What to do: Please find the lines in the entries below that contain the word "ppar", and copy each one.

(Stored data)

= = = =

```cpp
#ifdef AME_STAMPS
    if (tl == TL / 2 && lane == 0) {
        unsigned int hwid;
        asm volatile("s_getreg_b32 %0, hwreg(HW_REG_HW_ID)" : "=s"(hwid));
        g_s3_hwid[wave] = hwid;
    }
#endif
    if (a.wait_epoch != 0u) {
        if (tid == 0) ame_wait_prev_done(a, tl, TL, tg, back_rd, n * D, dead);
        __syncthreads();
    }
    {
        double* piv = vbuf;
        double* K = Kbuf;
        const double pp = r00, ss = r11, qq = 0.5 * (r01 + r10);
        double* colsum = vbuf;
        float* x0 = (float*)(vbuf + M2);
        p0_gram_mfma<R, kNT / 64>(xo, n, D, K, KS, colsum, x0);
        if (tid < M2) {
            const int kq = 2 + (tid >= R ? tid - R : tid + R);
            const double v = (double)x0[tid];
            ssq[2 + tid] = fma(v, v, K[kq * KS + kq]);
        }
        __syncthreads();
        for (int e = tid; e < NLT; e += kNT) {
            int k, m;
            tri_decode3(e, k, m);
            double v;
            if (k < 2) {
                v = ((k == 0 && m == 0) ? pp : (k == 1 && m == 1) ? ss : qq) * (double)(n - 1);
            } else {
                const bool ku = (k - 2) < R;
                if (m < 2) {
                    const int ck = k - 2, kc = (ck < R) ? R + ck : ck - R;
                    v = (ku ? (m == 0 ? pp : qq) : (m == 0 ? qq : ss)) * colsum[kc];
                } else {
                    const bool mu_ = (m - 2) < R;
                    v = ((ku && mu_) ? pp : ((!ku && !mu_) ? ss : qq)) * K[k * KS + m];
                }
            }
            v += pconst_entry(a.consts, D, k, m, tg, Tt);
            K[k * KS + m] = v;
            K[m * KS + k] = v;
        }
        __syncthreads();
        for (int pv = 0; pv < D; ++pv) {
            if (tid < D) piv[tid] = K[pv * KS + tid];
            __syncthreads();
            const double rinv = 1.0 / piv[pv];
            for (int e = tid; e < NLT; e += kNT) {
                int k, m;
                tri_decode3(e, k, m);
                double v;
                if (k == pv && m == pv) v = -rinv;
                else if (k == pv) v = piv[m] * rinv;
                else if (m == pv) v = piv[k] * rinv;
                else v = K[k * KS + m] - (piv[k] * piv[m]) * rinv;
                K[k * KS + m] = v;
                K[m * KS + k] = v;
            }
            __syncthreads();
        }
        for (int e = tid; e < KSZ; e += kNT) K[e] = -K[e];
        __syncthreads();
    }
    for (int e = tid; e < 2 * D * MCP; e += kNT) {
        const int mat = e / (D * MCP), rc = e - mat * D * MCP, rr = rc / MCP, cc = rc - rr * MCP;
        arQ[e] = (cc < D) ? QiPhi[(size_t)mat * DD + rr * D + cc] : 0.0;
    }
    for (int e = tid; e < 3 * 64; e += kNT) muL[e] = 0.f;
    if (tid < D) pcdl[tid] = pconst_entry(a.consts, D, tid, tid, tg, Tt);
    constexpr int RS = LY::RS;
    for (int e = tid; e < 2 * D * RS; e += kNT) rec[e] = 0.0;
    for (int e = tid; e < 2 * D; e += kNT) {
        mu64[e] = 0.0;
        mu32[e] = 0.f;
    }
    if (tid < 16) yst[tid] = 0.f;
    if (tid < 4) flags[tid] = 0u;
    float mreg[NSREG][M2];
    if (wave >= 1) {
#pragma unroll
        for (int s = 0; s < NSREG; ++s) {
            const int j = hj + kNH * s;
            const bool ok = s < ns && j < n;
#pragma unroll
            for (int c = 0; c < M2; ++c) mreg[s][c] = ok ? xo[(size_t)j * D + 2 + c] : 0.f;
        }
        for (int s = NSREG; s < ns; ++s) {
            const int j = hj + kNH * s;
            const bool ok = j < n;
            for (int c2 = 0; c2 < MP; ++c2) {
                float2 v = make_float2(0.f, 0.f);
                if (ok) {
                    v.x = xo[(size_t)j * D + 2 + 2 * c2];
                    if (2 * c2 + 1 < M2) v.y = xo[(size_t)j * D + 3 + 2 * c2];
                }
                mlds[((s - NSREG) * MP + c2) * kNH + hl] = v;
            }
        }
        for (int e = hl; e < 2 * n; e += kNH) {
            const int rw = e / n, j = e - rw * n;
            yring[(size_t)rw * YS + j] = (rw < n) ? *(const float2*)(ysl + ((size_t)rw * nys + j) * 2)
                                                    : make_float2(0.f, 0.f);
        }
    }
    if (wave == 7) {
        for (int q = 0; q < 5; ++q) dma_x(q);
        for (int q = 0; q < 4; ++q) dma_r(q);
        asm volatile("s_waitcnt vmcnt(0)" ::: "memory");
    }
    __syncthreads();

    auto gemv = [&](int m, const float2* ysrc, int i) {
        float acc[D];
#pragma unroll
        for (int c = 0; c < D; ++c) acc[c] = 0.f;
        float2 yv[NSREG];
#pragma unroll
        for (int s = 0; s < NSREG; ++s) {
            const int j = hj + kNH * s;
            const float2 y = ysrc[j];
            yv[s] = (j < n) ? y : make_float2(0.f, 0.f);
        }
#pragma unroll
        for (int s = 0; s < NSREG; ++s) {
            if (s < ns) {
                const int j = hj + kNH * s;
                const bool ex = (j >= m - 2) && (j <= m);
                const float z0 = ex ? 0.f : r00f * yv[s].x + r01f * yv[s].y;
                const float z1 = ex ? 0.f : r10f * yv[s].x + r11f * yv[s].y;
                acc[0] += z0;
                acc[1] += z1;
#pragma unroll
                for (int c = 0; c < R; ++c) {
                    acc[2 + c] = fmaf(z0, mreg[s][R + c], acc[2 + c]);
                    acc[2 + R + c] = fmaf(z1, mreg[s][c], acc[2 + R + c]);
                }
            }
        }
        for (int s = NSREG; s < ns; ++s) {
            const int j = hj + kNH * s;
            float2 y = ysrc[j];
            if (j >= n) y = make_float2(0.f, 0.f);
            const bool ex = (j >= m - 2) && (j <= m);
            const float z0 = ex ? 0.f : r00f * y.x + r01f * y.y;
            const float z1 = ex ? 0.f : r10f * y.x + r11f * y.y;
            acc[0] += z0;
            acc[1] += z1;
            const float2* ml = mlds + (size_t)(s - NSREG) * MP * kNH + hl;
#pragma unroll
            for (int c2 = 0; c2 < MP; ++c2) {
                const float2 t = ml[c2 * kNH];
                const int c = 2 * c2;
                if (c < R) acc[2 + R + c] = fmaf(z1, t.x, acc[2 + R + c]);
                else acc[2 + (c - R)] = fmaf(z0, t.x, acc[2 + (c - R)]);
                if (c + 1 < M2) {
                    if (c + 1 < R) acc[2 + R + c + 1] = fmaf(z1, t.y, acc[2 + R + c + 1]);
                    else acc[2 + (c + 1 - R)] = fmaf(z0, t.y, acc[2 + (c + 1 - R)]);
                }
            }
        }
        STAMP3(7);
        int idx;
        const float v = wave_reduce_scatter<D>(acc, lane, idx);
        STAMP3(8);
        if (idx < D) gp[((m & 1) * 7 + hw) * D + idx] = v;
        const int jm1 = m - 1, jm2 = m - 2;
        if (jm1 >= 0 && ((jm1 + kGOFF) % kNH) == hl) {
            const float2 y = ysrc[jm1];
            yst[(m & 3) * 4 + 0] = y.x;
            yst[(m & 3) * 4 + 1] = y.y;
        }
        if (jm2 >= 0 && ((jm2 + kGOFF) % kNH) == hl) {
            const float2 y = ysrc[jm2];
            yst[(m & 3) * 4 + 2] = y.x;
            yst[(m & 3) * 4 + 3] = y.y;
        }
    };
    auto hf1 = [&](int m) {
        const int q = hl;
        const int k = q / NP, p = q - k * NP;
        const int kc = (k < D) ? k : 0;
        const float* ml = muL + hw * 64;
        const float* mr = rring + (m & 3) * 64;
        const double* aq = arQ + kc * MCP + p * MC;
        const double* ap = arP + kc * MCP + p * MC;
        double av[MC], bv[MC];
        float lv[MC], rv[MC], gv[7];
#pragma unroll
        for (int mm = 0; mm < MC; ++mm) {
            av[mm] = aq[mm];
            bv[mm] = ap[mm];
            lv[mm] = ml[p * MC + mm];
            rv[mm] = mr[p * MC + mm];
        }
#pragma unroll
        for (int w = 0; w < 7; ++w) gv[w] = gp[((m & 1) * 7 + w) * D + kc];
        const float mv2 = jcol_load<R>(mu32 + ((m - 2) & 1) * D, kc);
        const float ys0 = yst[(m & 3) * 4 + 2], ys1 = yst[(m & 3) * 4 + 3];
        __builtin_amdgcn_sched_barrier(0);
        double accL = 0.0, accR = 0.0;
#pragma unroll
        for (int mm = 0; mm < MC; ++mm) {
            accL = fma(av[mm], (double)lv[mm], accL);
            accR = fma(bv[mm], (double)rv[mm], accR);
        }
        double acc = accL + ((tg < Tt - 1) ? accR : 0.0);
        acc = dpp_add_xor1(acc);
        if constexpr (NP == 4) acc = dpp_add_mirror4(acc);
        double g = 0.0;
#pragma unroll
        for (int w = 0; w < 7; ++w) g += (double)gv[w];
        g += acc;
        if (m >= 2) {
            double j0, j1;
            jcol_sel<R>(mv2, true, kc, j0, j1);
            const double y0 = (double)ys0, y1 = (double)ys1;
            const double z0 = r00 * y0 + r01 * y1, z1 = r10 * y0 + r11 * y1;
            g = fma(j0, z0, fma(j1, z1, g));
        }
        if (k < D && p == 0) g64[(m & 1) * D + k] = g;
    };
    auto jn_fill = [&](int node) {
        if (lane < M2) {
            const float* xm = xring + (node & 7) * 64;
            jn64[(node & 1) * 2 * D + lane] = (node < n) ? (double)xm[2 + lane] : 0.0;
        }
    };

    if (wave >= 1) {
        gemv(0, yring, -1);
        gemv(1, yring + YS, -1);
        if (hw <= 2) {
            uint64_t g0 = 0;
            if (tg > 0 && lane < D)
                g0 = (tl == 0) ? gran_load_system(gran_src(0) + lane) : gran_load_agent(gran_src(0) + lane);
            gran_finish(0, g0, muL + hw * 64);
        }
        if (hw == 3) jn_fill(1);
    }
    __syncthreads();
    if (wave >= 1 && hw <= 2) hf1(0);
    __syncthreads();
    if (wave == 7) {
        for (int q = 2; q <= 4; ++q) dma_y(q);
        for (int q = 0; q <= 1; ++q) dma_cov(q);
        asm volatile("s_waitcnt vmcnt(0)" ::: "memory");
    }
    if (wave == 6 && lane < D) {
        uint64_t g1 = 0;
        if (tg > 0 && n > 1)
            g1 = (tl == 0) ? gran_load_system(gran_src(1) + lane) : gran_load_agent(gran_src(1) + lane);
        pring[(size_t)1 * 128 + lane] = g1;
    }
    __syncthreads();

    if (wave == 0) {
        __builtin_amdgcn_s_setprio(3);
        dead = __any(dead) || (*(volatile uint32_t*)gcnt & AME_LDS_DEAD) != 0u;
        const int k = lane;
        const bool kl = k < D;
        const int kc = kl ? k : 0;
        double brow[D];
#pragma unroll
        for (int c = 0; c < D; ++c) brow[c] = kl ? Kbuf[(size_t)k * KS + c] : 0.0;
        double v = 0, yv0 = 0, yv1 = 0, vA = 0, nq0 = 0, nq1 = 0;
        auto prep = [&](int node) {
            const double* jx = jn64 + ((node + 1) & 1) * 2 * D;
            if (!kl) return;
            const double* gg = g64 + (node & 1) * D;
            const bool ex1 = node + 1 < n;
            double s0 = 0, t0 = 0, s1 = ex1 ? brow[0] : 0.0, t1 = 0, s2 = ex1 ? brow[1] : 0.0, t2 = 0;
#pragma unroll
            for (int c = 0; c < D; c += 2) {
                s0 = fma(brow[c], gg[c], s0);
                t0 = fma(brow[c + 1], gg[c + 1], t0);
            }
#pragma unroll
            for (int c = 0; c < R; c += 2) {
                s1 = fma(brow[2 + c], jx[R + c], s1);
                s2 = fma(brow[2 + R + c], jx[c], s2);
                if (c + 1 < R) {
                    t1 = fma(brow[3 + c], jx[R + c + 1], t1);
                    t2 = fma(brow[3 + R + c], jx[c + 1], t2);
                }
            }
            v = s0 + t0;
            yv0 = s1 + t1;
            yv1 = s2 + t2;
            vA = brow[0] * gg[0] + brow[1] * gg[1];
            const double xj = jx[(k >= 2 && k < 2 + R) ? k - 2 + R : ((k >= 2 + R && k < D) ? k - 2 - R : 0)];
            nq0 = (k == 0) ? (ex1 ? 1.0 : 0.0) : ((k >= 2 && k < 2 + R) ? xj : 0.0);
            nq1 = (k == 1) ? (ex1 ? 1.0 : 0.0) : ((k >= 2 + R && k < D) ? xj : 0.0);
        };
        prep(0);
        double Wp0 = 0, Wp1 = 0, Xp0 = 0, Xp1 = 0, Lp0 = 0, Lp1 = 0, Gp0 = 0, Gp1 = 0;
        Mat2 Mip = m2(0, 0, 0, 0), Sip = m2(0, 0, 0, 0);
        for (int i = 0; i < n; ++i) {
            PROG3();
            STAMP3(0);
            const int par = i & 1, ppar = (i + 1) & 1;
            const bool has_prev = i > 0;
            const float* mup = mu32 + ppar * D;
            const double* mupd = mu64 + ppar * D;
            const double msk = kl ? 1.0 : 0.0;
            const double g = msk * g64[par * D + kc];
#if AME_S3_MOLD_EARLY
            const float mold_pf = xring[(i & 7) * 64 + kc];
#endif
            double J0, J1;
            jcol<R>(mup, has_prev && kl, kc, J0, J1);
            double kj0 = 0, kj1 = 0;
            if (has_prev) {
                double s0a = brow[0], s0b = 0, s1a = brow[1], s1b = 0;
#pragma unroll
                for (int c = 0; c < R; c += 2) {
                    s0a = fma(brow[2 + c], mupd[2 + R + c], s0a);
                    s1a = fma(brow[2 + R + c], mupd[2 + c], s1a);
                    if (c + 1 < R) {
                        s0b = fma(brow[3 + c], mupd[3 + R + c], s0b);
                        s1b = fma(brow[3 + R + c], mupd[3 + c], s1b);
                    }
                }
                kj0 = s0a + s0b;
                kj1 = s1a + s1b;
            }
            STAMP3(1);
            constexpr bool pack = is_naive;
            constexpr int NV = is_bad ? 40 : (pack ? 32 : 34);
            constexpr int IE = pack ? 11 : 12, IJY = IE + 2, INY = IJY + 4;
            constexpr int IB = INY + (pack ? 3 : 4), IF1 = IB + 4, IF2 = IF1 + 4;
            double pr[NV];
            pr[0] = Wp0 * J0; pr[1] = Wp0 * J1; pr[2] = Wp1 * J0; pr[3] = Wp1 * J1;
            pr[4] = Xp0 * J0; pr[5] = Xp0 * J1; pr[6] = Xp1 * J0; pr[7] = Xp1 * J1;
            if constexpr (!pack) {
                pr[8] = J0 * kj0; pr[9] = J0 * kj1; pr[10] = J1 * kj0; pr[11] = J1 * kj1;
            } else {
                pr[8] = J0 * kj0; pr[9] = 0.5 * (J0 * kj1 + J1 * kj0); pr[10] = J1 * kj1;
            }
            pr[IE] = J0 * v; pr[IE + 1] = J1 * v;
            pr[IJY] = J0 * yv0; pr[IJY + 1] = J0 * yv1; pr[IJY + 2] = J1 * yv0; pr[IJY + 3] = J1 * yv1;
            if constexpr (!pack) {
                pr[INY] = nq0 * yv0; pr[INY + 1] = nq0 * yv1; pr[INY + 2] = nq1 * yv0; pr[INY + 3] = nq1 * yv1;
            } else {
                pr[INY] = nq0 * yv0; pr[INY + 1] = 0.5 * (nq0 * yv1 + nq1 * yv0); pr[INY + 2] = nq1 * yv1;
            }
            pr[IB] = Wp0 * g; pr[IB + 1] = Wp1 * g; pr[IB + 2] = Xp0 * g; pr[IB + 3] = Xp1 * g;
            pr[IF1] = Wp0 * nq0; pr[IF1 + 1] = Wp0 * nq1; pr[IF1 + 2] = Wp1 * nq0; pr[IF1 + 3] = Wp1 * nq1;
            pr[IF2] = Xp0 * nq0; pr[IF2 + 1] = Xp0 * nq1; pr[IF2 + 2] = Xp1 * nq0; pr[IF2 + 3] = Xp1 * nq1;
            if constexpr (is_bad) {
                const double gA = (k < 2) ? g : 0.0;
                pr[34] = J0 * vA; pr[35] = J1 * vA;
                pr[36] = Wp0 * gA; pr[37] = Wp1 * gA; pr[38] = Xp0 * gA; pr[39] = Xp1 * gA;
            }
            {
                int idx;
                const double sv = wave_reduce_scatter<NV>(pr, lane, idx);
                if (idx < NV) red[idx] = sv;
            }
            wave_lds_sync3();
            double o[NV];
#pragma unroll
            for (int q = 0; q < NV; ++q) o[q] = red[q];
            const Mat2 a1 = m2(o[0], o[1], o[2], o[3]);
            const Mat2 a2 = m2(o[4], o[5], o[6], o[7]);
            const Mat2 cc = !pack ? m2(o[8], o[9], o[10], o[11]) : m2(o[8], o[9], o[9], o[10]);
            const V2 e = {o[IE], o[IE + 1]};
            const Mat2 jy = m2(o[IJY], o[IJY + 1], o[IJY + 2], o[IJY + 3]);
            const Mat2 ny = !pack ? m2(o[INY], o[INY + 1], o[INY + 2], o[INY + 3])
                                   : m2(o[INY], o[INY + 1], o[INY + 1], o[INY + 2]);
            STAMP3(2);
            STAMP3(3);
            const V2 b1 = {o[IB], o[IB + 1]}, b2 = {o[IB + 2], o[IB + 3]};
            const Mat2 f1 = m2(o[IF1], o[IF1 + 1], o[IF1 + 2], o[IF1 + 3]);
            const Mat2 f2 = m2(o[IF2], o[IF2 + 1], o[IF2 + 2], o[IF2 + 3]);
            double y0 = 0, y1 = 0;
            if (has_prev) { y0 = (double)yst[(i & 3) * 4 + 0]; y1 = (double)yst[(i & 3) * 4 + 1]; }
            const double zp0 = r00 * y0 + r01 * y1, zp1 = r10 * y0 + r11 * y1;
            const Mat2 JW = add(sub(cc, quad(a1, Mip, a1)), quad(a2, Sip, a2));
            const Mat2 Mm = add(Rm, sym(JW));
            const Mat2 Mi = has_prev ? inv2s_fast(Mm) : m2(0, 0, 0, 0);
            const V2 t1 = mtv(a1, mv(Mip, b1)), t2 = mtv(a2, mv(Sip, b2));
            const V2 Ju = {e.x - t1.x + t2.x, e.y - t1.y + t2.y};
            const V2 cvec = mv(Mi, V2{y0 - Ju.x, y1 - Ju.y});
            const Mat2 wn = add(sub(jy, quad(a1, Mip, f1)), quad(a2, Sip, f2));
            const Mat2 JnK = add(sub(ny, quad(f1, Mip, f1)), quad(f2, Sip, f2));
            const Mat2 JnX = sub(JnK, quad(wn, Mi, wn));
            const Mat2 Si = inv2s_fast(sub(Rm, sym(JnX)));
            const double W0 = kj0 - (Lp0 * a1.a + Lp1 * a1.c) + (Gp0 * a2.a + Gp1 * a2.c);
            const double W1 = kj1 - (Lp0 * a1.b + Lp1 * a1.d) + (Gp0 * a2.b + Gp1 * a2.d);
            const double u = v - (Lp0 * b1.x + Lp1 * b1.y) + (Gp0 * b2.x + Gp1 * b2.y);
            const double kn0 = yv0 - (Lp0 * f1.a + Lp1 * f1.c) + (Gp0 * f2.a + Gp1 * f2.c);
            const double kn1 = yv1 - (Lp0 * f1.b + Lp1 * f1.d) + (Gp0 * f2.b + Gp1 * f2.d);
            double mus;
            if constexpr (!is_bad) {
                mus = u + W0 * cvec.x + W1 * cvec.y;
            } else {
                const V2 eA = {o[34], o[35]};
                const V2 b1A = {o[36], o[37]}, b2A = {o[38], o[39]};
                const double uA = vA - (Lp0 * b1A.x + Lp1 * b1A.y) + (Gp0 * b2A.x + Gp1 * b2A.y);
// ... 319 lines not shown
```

= = = =

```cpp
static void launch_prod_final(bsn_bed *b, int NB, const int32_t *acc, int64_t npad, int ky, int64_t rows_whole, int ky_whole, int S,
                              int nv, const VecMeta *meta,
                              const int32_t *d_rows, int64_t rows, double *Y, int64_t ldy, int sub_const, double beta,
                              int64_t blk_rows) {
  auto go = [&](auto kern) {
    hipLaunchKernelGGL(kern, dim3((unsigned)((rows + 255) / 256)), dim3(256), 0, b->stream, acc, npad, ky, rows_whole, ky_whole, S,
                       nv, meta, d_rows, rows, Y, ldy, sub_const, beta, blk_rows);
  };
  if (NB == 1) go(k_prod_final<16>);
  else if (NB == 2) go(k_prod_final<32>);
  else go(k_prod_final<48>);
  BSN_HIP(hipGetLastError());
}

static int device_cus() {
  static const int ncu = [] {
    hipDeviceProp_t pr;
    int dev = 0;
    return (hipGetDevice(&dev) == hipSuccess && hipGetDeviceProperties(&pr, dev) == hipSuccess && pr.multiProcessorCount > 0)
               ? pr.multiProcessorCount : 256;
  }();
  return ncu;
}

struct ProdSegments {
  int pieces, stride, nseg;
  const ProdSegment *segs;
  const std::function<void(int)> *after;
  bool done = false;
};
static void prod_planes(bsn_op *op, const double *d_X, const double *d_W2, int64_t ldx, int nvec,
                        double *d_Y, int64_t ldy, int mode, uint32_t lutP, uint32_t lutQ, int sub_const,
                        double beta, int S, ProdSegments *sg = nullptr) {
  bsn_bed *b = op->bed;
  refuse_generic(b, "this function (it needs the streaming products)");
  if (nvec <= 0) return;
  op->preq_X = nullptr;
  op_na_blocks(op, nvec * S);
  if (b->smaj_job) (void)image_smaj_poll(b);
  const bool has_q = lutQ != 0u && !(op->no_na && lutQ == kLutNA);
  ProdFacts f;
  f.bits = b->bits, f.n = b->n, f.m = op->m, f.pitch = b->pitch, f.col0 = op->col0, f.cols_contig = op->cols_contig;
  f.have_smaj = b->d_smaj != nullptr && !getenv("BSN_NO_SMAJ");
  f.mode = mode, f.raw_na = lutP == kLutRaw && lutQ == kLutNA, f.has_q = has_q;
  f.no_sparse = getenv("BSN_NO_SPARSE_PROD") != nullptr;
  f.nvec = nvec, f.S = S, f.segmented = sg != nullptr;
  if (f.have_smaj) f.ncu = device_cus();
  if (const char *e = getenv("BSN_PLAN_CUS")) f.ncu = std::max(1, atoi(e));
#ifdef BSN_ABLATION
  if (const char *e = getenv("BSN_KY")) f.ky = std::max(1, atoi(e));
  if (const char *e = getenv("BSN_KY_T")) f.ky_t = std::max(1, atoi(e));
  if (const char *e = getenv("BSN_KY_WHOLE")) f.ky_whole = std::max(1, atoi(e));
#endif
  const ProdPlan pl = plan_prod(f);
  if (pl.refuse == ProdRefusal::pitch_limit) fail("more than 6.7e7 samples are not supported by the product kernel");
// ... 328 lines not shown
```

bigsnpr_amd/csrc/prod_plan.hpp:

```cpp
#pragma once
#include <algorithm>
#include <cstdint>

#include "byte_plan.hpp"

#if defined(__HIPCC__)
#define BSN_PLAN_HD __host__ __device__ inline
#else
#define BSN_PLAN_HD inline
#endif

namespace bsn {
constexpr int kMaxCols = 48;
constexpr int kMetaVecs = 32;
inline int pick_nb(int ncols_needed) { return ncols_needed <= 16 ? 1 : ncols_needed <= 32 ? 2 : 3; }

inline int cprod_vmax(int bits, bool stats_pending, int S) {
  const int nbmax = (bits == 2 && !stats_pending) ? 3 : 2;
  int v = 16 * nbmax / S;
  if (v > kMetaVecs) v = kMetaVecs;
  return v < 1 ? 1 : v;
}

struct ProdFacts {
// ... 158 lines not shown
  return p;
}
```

= = = =

Problem solution:
            const int par = i & 1, ppar = (i + 1) & 1;
            const float* mup = mu32 + ppar * D;
            const double* mupd = mu64 + ppar * D;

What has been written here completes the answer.